| WHAT NEEDS TO BE DONE |
The result should be every line in the data below that carries the string "double".

[Dataset entries]

----

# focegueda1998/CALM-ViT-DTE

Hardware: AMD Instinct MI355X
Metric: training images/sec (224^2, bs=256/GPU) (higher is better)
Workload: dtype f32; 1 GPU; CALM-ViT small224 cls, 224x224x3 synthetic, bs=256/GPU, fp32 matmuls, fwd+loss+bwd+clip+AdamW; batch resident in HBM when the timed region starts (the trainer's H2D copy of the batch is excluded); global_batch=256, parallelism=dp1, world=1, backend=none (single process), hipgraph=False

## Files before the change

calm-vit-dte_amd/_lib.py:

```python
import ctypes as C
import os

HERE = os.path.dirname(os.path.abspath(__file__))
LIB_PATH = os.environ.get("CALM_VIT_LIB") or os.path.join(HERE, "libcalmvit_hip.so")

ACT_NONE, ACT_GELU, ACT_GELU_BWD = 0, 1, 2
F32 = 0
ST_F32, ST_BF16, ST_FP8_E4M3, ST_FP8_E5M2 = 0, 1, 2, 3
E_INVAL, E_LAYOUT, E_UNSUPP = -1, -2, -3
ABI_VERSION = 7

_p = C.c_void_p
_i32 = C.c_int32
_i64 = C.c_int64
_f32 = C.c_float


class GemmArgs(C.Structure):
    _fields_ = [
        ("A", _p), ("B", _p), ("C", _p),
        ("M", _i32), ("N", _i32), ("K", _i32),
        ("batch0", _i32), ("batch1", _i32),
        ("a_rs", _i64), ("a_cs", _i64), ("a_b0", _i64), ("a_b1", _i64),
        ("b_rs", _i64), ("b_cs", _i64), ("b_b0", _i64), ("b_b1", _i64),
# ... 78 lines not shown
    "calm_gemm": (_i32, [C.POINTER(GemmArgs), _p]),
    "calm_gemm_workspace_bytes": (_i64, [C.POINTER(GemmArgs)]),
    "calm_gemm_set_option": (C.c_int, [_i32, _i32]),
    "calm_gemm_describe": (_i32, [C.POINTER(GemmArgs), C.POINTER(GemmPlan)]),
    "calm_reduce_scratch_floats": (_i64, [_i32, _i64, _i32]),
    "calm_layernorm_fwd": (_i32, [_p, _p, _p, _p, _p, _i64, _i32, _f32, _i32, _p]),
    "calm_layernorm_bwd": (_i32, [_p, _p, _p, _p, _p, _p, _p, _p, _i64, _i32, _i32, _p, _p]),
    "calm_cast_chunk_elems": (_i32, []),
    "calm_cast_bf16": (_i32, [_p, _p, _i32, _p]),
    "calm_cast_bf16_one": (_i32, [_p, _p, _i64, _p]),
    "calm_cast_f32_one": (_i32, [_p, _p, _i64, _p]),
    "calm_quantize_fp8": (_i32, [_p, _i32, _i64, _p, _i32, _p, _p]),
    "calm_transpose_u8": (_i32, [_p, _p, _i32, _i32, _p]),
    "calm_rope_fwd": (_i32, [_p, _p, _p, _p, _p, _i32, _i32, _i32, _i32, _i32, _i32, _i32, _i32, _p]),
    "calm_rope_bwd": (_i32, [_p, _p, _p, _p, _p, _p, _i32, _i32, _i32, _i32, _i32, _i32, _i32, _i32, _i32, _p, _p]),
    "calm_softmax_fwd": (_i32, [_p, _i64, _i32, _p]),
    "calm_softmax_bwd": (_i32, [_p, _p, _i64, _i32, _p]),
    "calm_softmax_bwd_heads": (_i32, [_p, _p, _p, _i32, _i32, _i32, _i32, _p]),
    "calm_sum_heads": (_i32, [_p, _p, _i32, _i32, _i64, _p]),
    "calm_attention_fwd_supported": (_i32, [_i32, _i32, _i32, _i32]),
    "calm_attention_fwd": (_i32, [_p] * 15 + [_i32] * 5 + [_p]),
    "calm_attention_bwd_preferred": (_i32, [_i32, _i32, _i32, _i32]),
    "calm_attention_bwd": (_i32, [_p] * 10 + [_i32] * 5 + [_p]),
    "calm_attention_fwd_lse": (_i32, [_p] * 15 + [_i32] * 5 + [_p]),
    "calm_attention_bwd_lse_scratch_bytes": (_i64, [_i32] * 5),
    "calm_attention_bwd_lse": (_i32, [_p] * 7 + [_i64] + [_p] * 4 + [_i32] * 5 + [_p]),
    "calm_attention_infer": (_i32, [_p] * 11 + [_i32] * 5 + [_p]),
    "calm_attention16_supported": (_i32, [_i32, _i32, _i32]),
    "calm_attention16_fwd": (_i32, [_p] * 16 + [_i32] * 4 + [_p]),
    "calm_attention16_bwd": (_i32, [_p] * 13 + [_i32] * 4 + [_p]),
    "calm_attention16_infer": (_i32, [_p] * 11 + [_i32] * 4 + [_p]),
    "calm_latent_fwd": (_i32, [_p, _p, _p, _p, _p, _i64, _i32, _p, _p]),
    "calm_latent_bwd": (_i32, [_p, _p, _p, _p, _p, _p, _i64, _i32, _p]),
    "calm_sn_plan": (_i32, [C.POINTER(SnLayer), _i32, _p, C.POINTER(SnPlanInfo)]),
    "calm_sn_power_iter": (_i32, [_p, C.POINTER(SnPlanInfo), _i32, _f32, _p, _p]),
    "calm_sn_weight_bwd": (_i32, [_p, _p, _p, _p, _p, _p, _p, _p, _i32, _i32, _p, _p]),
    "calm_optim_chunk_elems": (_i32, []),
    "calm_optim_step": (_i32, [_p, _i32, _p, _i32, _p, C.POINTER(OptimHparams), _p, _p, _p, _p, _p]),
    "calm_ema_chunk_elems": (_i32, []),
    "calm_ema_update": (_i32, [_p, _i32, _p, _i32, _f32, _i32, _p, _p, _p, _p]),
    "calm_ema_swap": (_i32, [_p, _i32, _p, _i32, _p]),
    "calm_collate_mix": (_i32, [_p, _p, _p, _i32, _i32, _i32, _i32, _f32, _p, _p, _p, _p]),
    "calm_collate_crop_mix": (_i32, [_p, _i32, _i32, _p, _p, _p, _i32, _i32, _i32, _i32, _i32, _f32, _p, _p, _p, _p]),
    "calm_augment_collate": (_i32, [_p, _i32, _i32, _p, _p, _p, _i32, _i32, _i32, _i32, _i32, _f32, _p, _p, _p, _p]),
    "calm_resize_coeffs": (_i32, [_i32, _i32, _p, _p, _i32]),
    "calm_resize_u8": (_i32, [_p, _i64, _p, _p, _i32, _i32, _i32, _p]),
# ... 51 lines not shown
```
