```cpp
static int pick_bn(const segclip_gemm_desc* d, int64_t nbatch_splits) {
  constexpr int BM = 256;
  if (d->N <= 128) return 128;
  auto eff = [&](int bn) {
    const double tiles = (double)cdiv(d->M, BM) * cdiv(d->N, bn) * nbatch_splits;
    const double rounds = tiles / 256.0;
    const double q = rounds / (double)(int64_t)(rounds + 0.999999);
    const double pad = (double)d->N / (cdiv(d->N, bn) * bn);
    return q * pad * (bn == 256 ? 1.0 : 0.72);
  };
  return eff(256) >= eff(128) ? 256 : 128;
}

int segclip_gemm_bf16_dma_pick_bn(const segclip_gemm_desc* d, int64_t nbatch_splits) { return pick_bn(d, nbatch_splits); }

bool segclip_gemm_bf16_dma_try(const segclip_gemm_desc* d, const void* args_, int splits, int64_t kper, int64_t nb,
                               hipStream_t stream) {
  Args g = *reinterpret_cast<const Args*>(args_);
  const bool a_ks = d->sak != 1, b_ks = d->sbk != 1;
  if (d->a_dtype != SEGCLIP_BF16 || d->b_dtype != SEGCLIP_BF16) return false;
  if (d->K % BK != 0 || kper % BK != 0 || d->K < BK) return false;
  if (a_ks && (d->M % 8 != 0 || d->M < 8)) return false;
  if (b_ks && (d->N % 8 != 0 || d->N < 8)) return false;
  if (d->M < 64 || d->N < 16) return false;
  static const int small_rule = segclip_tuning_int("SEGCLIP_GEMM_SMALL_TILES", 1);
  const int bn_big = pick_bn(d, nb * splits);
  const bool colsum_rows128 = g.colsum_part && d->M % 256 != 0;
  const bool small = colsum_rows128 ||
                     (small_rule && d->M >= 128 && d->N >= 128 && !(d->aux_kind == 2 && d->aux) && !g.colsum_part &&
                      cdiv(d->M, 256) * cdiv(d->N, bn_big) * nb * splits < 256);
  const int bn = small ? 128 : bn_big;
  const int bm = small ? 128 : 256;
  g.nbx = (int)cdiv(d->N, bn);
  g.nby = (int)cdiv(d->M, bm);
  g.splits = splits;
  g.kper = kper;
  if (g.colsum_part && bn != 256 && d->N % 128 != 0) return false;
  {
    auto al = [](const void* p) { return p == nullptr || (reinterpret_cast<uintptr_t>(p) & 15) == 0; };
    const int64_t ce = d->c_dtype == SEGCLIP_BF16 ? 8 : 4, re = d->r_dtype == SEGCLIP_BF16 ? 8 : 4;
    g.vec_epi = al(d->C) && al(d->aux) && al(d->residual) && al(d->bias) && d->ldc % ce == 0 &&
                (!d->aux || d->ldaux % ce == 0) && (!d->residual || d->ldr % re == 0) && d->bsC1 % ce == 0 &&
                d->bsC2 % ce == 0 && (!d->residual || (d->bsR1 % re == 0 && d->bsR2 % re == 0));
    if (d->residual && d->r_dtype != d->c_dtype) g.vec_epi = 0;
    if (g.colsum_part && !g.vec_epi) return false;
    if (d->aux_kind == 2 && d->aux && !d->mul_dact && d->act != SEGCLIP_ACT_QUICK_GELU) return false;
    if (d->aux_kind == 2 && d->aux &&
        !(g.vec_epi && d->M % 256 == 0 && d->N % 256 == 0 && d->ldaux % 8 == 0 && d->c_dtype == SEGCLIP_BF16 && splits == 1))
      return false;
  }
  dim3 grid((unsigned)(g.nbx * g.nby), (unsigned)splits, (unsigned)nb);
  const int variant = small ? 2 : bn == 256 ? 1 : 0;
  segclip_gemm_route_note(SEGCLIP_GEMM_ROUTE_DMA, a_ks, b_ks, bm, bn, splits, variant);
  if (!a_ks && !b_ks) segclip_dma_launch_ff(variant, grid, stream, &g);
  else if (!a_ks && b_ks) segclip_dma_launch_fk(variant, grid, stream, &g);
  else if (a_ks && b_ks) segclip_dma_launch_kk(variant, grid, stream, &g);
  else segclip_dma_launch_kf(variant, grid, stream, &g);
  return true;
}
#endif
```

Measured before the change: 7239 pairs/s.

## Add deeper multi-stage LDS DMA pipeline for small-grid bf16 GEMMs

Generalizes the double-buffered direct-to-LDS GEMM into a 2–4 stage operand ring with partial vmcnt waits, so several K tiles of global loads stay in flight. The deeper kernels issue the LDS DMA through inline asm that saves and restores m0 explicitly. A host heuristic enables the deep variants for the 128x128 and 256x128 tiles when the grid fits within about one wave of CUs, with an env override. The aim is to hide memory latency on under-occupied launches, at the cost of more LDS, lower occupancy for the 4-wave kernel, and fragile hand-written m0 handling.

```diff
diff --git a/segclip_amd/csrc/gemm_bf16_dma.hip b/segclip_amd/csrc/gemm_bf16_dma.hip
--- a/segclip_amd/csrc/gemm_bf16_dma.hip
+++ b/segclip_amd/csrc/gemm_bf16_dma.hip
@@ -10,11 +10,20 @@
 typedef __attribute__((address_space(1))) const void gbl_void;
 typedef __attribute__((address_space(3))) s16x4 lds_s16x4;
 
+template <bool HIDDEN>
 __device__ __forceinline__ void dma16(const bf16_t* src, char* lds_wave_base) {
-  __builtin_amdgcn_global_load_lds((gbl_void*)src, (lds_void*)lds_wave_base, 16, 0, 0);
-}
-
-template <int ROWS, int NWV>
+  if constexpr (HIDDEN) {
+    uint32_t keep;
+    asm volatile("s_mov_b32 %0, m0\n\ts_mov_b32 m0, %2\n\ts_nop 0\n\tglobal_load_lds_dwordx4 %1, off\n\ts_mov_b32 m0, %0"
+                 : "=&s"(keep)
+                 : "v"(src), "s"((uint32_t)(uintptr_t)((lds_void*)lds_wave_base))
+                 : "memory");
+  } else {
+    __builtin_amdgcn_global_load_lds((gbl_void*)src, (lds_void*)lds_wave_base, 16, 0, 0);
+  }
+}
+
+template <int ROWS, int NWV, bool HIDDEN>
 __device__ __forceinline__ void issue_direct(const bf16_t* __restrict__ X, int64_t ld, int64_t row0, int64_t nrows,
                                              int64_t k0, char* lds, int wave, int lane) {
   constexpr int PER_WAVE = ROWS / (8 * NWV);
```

----

| EXERCISE SOLUTION |
    const double tiles = (double)cdiv(d->M, BM) * cdiv(d->N, bn) * nbatch_splits;
    const double rounds = tiles / 256.0;
    const double q = rounds / (double)(int64_t)(rounds + 0.999999);
    const double pad = (double)d->N / (cdiv(d->N, bn) * bn);
Generalizes the double-buffered direct-to-LDS GEMM into a 2–4 stage operand ring with partial vmcnt waits, so several K tiles of global loads stay in flight. The deeper kernels issue the LDS DMA through inline asm that saves and restores m0 explicitly. A host heuristic enables the deep variants for the 128x128 and 256x128 tiles when the grid fits within about one wave of CUs, with an env override. The aim is to hide memory latency on under-occupied launches, at the cost of more LDS, lower occupancy for the 4-wave kernel, and fragile hand-written m0 handling.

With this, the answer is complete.